**Instructions to follow**
Using the data below, copy every line that contains the word "True".

**Data supplied**
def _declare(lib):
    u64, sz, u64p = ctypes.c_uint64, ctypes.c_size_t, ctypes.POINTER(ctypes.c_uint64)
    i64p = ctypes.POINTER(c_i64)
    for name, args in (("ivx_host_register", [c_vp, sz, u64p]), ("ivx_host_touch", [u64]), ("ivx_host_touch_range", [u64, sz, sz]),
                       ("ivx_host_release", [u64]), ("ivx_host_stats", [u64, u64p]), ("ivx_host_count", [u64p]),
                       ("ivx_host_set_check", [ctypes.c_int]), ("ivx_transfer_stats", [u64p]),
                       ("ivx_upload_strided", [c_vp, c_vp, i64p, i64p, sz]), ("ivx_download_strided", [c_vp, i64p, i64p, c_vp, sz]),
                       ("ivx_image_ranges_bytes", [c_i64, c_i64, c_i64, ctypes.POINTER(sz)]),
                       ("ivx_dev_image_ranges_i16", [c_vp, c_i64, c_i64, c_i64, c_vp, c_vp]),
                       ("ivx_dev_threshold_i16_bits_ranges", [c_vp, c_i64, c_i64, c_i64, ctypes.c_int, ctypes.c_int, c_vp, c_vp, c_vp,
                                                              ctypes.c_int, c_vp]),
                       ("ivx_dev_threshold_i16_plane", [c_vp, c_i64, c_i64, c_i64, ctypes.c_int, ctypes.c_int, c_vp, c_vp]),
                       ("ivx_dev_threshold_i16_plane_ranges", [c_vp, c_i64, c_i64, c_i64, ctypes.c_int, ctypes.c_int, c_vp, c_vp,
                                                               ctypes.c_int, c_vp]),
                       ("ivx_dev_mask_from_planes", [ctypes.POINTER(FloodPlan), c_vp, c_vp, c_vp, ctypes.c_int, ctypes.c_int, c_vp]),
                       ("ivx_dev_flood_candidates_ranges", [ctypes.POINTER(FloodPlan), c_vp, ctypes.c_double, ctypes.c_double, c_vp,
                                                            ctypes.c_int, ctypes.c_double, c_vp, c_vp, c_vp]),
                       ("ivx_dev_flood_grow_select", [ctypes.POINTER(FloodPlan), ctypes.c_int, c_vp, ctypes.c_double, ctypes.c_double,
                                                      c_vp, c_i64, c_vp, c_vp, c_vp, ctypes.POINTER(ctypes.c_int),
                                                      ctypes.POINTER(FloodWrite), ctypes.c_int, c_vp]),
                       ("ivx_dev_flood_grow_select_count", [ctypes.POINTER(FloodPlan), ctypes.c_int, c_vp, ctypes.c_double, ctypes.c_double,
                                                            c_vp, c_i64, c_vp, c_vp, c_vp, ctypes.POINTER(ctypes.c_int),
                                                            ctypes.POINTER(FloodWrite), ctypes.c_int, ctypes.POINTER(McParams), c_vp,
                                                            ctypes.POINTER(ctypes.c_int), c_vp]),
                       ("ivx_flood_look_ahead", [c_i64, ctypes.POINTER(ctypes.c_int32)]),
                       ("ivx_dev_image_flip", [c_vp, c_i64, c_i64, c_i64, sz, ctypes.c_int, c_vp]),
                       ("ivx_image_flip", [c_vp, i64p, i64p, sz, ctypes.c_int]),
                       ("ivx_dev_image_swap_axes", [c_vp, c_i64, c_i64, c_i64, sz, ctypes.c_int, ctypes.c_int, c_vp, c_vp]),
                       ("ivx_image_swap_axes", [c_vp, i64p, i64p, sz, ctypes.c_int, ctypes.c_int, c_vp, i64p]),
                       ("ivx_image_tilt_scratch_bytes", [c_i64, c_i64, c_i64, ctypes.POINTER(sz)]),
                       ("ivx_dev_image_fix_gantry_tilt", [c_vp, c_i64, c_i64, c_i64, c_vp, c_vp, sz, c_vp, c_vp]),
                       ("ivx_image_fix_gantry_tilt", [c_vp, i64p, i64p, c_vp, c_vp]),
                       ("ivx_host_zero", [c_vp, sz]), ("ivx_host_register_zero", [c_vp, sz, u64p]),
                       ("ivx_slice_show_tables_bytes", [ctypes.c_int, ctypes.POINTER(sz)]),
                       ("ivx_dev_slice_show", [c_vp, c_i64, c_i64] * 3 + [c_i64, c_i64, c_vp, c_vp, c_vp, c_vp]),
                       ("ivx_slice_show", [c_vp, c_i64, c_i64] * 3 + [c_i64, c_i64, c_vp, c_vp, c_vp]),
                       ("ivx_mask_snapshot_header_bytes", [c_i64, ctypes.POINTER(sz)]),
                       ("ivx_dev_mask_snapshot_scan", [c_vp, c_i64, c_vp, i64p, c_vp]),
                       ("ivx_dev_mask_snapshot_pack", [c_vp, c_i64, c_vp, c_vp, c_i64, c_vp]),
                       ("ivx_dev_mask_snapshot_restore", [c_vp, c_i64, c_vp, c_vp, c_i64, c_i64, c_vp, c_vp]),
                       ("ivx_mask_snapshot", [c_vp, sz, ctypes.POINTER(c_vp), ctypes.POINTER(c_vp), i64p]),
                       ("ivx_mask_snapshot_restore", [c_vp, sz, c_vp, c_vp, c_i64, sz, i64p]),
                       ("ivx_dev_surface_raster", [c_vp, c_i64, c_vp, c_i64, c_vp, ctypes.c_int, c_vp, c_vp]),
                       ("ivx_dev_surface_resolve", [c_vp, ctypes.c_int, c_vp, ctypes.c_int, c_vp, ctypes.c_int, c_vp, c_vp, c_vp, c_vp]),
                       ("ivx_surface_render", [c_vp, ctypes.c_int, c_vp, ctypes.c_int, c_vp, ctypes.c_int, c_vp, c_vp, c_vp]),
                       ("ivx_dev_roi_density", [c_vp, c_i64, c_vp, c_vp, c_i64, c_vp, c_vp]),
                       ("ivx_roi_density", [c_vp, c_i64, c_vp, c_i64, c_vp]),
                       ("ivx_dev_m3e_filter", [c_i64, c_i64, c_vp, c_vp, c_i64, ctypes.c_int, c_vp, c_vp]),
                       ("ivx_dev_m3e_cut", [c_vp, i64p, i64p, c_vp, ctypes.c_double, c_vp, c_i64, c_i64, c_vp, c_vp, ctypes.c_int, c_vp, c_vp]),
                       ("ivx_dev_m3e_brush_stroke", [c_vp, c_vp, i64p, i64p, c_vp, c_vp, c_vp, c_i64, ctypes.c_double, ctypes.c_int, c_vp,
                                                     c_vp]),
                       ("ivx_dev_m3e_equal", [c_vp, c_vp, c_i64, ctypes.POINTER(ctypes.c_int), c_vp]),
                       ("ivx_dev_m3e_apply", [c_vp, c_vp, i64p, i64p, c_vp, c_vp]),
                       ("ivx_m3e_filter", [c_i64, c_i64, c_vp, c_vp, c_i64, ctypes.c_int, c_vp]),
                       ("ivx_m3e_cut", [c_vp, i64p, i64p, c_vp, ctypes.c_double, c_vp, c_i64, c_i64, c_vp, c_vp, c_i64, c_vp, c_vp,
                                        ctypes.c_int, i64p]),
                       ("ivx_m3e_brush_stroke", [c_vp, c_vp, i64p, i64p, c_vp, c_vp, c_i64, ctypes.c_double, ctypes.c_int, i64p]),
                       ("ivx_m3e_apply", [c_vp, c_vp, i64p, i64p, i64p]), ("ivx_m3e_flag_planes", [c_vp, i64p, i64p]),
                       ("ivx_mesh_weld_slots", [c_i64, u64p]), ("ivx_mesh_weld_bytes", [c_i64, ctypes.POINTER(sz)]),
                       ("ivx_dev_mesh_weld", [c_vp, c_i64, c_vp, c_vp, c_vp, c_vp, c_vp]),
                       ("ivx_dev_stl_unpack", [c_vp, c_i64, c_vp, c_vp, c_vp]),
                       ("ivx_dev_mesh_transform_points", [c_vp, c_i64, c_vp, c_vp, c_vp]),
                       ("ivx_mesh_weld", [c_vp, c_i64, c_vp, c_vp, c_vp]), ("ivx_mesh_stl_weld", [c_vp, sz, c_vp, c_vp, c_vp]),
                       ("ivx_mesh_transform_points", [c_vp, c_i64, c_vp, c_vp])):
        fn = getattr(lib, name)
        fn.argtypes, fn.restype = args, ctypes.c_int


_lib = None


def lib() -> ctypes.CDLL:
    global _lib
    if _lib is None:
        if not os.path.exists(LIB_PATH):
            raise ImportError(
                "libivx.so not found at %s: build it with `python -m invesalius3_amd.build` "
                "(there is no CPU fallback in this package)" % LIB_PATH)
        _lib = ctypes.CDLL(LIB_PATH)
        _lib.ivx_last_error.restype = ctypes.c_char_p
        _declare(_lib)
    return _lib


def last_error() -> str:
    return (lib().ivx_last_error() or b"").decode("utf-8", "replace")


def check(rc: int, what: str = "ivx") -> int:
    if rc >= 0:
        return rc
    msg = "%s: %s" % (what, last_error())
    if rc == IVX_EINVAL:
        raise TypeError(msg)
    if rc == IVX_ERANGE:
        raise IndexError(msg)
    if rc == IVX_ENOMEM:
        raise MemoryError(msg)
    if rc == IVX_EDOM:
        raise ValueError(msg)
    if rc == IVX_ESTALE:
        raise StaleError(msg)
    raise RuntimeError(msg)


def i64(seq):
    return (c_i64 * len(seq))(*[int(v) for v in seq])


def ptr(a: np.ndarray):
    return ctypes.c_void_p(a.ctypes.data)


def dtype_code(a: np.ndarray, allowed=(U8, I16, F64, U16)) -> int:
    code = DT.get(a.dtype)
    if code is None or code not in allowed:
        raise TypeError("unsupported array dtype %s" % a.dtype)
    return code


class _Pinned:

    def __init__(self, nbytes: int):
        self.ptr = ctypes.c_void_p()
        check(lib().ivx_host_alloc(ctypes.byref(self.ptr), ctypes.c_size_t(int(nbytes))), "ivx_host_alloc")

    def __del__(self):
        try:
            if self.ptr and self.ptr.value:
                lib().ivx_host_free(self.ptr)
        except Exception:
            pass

==

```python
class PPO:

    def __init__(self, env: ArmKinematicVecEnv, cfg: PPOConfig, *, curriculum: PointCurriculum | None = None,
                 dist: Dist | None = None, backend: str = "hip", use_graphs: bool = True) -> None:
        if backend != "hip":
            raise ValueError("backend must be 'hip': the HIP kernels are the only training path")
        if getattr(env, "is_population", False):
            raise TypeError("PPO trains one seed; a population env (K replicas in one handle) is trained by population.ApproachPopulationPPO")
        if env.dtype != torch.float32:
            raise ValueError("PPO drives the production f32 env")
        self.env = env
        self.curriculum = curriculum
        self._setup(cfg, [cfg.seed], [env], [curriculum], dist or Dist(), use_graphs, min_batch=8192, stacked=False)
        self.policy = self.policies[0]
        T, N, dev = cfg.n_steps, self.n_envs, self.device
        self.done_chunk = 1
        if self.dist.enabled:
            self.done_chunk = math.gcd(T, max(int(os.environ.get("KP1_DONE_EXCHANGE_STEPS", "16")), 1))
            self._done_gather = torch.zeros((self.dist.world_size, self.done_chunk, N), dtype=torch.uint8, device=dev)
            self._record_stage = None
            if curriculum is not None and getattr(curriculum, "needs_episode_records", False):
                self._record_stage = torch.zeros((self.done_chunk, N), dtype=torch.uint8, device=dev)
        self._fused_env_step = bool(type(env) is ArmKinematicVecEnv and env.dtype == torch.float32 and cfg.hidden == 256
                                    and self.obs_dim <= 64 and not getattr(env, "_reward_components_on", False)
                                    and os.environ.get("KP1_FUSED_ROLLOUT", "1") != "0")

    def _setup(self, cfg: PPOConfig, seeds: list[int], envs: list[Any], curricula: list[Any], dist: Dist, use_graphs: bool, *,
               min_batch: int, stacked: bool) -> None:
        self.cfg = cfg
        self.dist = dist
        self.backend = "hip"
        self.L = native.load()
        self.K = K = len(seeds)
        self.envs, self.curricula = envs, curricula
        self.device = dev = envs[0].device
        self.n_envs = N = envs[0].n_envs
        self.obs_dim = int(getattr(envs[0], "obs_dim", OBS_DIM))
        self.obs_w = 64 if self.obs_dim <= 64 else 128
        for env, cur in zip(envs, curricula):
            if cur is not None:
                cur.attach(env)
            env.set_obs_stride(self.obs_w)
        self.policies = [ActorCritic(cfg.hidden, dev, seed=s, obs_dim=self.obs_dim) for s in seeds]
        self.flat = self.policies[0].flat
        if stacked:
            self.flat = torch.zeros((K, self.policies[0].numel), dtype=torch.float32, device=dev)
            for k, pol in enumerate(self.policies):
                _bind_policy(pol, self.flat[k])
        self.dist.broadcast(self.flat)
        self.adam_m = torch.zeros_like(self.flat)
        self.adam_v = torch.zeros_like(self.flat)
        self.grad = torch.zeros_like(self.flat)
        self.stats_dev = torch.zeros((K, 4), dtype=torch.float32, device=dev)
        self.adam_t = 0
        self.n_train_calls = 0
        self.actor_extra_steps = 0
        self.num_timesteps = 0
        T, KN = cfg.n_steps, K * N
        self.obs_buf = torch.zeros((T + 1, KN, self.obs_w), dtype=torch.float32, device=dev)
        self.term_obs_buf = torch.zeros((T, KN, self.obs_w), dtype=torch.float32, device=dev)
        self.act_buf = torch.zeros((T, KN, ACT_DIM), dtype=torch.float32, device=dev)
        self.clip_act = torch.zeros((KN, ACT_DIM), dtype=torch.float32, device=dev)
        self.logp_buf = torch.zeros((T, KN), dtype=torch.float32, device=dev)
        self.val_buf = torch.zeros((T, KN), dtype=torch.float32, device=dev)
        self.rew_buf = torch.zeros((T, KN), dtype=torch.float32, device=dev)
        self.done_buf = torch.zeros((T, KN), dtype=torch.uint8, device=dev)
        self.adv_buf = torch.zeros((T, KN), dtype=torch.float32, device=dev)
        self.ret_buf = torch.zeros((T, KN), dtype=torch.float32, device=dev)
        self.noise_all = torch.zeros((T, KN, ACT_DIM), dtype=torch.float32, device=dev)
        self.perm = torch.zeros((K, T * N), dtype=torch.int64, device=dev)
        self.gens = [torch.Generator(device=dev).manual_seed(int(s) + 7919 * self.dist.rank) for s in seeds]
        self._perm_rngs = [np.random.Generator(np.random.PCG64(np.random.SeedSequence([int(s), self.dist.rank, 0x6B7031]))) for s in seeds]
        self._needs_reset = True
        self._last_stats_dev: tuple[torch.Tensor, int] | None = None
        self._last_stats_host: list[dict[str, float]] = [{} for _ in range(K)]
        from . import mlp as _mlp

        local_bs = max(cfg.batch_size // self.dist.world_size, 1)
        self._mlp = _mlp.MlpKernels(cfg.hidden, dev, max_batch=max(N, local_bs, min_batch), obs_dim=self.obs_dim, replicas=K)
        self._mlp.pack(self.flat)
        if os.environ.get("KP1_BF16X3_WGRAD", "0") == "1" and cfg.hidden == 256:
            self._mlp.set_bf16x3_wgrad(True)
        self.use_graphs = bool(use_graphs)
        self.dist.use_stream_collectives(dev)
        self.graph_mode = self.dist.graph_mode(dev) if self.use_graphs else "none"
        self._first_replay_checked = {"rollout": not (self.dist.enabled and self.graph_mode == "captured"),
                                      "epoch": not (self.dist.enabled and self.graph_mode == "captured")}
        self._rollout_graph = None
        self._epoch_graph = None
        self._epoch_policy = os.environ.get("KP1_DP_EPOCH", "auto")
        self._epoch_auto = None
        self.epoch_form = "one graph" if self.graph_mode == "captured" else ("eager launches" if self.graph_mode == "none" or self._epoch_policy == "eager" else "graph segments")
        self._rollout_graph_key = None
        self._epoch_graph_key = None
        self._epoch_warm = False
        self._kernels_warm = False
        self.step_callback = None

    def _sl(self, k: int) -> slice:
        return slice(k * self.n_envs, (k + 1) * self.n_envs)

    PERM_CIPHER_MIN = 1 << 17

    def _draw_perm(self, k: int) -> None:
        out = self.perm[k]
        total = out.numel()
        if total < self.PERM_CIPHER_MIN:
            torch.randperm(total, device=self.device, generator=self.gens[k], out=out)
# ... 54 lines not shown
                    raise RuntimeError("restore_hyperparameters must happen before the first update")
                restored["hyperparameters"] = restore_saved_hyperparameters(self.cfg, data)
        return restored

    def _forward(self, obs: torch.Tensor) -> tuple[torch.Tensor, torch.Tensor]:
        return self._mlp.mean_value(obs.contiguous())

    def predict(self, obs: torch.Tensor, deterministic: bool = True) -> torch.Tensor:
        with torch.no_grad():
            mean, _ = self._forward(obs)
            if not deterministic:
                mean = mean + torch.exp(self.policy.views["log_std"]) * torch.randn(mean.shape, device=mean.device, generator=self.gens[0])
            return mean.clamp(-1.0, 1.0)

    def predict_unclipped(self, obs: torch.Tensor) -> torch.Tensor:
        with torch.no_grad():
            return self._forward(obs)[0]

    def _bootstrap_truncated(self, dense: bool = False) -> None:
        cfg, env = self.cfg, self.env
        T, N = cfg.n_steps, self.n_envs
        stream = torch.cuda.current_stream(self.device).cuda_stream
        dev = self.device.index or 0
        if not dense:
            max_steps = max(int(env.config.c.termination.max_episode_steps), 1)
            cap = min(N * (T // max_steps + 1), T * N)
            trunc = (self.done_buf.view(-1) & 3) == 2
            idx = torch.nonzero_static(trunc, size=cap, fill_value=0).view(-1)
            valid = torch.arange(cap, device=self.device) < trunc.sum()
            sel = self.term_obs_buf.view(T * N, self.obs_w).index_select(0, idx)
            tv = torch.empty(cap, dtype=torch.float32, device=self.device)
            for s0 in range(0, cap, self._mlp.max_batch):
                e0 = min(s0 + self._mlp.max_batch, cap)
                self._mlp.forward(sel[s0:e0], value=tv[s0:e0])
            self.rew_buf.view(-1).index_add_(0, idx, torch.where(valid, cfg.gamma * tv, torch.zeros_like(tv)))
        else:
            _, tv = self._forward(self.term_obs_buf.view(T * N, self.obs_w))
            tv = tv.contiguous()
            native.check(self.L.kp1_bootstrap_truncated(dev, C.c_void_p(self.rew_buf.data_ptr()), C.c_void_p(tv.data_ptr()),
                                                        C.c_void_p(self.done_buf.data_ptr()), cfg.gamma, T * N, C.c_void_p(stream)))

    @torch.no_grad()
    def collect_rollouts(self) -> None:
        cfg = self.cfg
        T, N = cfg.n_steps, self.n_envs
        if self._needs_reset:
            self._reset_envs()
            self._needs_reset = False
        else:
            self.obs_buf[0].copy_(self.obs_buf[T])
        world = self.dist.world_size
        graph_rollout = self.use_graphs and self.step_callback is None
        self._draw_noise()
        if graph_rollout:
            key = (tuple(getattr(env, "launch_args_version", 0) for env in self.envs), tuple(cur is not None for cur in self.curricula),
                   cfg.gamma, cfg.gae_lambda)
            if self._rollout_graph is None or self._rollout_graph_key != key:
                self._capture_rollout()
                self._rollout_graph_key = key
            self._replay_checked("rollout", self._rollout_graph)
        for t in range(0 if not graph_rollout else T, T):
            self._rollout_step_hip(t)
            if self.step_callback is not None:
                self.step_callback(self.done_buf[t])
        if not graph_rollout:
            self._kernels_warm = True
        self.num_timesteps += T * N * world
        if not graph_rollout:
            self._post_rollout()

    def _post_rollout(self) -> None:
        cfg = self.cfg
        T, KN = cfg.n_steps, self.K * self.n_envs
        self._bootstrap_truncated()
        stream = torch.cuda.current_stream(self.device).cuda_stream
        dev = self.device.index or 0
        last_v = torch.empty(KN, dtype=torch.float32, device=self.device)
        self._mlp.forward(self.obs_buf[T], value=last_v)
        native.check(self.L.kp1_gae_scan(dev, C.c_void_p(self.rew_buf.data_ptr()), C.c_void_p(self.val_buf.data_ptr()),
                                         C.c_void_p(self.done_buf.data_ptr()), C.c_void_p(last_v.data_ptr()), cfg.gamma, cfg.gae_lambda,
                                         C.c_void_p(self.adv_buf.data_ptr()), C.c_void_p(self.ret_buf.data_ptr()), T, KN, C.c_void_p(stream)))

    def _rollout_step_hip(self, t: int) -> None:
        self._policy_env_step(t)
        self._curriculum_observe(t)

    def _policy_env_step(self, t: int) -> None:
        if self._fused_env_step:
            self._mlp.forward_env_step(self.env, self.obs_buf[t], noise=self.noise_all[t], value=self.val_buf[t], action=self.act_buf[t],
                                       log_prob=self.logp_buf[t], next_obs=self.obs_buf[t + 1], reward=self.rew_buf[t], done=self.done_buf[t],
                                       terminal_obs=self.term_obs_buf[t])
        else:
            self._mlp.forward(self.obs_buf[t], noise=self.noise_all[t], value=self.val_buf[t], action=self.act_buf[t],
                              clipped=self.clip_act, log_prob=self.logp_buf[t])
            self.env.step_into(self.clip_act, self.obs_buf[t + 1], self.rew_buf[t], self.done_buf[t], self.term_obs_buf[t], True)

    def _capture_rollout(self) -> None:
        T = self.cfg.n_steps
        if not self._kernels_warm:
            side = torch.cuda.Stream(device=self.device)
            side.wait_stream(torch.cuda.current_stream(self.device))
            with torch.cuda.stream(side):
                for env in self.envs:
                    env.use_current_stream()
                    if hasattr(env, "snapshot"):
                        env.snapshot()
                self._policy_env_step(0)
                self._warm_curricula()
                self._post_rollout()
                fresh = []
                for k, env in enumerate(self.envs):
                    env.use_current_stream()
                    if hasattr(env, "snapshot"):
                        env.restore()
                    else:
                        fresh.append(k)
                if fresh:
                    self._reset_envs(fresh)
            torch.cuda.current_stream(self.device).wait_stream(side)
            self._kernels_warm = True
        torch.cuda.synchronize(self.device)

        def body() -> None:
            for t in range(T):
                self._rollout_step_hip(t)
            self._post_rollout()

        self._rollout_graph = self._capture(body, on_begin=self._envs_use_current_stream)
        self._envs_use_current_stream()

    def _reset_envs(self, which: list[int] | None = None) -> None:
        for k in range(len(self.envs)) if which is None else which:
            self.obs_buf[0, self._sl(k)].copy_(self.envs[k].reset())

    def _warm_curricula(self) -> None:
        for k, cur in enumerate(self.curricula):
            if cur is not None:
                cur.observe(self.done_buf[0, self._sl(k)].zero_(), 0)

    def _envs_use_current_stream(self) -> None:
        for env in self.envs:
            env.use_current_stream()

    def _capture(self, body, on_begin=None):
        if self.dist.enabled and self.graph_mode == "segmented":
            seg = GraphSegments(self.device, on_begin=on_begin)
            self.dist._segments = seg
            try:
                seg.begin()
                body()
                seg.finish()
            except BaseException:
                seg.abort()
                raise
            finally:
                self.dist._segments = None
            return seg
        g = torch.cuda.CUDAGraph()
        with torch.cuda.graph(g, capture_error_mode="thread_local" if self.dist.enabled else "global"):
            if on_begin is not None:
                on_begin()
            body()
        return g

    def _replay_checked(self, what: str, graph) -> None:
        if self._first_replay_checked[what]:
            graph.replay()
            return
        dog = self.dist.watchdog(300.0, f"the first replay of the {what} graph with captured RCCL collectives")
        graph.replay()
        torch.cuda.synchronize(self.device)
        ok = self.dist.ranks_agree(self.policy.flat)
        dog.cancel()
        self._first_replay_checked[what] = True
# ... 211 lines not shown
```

**Written solution**
                 dist: Dist | None = None, backend: str = "hip", use_graphs: bool = True) -> None:
        self._needs_reset = True
            self._mlp.set_bf16x3_wgrad(True)
    def predict(self, obs: torch.Tensor, deterministic: bool = True) -> torch.Tensor:
            self._kernels_warm = True
            self.env.step_into(self.clip_act, self.obs_buf[t + 1], self.rew_buf[t], self.done_buf[t], self.term_obs_buf[t], True)
            self._kernels_warm = True
        self._first_replay_checked[what] = True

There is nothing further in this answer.